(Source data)
═══
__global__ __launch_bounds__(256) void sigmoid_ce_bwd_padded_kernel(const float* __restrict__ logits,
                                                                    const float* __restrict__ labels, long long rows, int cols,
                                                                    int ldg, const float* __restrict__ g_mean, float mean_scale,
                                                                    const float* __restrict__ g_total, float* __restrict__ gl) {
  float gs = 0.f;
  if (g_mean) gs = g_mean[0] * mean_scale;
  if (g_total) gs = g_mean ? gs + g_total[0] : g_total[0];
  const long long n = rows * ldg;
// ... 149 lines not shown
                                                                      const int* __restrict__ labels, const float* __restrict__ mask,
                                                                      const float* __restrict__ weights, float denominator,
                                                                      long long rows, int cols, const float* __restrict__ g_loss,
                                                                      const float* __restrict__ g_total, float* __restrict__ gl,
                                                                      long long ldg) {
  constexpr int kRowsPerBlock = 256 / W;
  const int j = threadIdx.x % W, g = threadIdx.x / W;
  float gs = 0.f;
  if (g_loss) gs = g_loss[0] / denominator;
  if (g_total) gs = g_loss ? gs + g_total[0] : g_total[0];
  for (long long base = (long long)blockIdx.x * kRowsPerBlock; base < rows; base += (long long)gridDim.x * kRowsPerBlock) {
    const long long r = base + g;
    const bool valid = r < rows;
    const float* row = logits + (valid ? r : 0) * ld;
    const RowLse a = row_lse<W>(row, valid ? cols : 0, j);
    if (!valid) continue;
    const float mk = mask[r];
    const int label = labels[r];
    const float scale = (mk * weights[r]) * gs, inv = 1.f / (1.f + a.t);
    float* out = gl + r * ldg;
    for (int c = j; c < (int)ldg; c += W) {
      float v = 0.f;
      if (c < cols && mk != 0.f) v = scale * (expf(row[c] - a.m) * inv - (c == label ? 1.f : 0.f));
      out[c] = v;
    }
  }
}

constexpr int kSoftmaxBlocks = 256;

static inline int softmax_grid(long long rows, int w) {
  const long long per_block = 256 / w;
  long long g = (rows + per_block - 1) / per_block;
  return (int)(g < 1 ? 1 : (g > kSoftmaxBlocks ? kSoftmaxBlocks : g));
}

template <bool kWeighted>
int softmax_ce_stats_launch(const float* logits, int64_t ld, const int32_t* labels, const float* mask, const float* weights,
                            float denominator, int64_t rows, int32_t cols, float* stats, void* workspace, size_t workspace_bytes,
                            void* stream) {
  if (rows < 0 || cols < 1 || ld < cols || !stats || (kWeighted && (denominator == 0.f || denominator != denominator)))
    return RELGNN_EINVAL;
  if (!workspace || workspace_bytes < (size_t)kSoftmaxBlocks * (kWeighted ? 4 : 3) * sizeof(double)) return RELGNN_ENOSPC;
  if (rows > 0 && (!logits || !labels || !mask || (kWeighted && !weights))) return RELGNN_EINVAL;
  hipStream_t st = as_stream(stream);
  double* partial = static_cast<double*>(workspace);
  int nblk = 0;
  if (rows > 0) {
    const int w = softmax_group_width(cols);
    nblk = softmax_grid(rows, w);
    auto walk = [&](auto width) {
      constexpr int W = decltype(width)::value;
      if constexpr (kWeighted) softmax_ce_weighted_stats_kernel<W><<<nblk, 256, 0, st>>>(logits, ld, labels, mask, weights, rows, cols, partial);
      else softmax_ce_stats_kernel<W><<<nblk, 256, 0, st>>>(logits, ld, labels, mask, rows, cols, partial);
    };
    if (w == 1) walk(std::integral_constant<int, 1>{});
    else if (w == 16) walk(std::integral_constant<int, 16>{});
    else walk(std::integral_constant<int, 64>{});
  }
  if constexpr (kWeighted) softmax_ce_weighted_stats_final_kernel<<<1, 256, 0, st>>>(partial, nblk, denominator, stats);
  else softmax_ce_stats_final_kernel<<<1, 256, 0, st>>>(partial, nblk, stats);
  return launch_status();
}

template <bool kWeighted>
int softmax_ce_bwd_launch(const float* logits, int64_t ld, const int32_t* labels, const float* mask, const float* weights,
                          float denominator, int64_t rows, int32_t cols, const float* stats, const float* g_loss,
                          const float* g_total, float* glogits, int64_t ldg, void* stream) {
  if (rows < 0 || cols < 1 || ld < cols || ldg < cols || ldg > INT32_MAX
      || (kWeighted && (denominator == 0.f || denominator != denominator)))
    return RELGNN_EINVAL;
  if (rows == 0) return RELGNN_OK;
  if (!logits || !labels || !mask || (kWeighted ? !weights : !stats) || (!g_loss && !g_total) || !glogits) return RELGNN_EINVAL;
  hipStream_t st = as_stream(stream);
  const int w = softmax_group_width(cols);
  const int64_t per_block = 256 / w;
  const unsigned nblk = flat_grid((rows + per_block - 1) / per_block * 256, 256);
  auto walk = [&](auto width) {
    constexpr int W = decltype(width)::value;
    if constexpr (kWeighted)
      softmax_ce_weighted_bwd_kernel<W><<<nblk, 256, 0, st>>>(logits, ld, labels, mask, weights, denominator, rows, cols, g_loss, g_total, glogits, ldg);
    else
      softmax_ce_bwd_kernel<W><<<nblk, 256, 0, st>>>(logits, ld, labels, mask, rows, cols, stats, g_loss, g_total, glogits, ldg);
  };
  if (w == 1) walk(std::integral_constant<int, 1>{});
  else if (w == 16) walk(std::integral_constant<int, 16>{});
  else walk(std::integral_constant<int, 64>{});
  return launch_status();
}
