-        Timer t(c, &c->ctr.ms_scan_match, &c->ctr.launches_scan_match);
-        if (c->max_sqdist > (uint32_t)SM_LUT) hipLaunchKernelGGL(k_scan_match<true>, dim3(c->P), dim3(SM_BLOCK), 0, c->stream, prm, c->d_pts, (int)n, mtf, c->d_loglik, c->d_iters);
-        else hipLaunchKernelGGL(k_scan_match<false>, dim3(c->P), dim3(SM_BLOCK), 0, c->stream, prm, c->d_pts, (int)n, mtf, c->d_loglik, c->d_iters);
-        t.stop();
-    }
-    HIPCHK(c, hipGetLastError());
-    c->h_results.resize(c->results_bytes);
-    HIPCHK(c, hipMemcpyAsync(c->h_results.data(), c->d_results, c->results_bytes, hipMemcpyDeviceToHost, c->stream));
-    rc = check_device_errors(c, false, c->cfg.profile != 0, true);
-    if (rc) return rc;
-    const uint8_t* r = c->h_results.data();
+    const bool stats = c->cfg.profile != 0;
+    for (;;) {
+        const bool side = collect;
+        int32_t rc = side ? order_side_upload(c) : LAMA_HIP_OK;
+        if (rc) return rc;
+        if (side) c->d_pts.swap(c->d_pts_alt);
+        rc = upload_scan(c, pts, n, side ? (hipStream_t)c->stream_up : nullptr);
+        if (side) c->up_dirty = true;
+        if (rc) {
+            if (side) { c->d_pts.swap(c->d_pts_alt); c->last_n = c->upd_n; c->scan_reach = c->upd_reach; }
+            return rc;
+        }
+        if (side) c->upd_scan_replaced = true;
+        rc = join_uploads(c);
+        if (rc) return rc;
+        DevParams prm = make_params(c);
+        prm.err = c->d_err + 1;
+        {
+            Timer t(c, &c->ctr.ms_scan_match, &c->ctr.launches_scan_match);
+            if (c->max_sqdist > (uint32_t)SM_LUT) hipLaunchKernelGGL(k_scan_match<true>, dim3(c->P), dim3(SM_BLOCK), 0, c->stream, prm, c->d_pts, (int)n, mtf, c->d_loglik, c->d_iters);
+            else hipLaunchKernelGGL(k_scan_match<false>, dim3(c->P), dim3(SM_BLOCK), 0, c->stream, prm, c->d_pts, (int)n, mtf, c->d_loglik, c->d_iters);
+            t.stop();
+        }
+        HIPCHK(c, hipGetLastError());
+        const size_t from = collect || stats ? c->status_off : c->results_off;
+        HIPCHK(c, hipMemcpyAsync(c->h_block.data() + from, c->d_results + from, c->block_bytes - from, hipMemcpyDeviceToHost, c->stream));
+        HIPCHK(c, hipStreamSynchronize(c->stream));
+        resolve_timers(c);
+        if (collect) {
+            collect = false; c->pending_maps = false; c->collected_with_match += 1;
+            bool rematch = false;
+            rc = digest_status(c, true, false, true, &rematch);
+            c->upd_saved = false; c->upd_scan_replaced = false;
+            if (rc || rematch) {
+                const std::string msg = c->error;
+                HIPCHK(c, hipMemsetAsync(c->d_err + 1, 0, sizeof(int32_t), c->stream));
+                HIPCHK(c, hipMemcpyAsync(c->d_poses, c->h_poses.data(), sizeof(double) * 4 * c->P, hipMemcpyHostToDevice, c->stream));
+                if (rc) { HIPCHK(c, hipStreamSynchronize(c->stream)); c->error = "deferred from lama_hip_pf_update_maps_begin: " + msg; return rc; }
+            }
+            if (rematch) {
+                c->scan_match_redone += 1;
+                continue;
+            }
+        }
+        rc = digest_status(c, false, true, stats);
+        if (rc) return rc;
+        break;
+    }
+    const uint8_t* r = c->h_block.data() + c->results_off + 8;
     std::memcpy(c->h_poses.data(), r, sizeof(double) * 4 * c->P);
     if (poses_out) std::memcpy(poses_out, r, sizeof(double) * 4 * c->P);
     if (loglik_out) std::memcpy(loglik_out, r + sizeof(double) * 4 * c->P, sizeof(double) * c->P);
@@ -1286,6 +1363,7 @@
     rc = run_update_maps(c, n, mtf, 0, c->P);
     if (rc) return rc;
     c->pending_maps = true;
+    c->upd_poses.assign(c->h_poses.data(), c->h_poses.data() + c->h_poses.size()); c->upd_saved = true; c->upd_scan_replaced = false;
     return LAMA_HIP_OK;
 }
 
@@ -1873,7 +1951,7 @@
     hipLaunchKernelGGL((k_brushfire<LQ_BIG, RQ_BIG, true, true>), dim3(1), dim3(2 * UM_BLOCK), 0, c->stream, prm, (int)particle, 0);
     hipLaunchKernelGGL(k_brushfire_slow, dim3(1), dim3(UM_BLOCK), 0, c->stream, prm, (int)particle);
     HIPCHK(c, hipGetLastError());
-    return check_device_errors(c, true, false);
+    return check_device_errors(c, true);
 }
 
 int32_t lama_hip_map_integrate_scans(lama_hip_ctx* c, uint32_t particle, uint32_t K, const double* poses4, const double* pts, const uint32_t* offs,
═══
What you give back should be exactly the lines of the data above from the line with "side = collect;" through the line with "0, sizeof(int32_t), c->stream));", both of those included, and nothing more.

+        const bool side = collect;
+        int32_t rc = side ? order_side_upload(c) : LAMA_HIP_OK;
+        if (rc) return rc;
+        if (side) c->d_pts.swap(c->d_pts_alt);
+        rc = upload_scan(c, pts, n, side ? (hipStream_t)c->stream_up : nullptr);
+        if (side) c->up_dirty = true;
+        if (rc) {
+            if (side) { c->d_pts.swap(c->d_pts_alt); c->last_n = c->upd_n; c->scan_reach = c->upd_reach; }
+            return rc;
+        }
+        if (side) c->upd_scan_replaced = true;
+        rc = join_uploads(c);
+        if (rc) return rc;
+        DevParams prm = make_params(c);
+        prm.err = c->d_err + 1;
+        {
+            Timer t(c, &c->ctr.ms_scan_match, &c->ctr.launches_scan_match);
+            if (c->max_sqdist > (uint32_t)SM_LUT) hipLaunchKernelGGL(k_scan_match<true>, dim3(c->P), dim3(SM_BLOCK), 0, c->stream, prm, c->d_pts, (int)n, mtf, c->d_loglik, c->d_iters);
+            else hipLaunchKernelGGL(k_scan_match<false>, dim3(c->P), dim3(SM_BLOCK), 0, c->stream, prm, c->d_pts, (int)n, mtf, c->d_loglik, c->d_iters);
+            t.stop();
+        }
+        HIPCHK(c, hipGetLastError());
+        const size_t from = collect || stats ? c->status_off : c->results_off;
+        HIPCHK(c, hipMemcpyAsync(c->h_block.data() + from, c->d_results + from, c->block_bytes - from, hipMemcpyDeviceToHost, c->stream));
+        HIPCHK(c, hipStreamSynchronize(c->stream));
+        resolve_timers(c);
+        if (collect) {
+            collect = false; c->pending_maps = false; c->collected_with_match += 1;
+            bool rematch = false;
+            rc = digest_status(c, true, false, true, &rematch);
+            c->upd_saved = false; c->upd_scan_replaced = false;
+            if (rc || rematch) {
+                const std::string msg = c->error;
+                HIPCHK(c, hipMemsetAsync(c->d_err + 1, 0, sizeof(int32_t), c->stream));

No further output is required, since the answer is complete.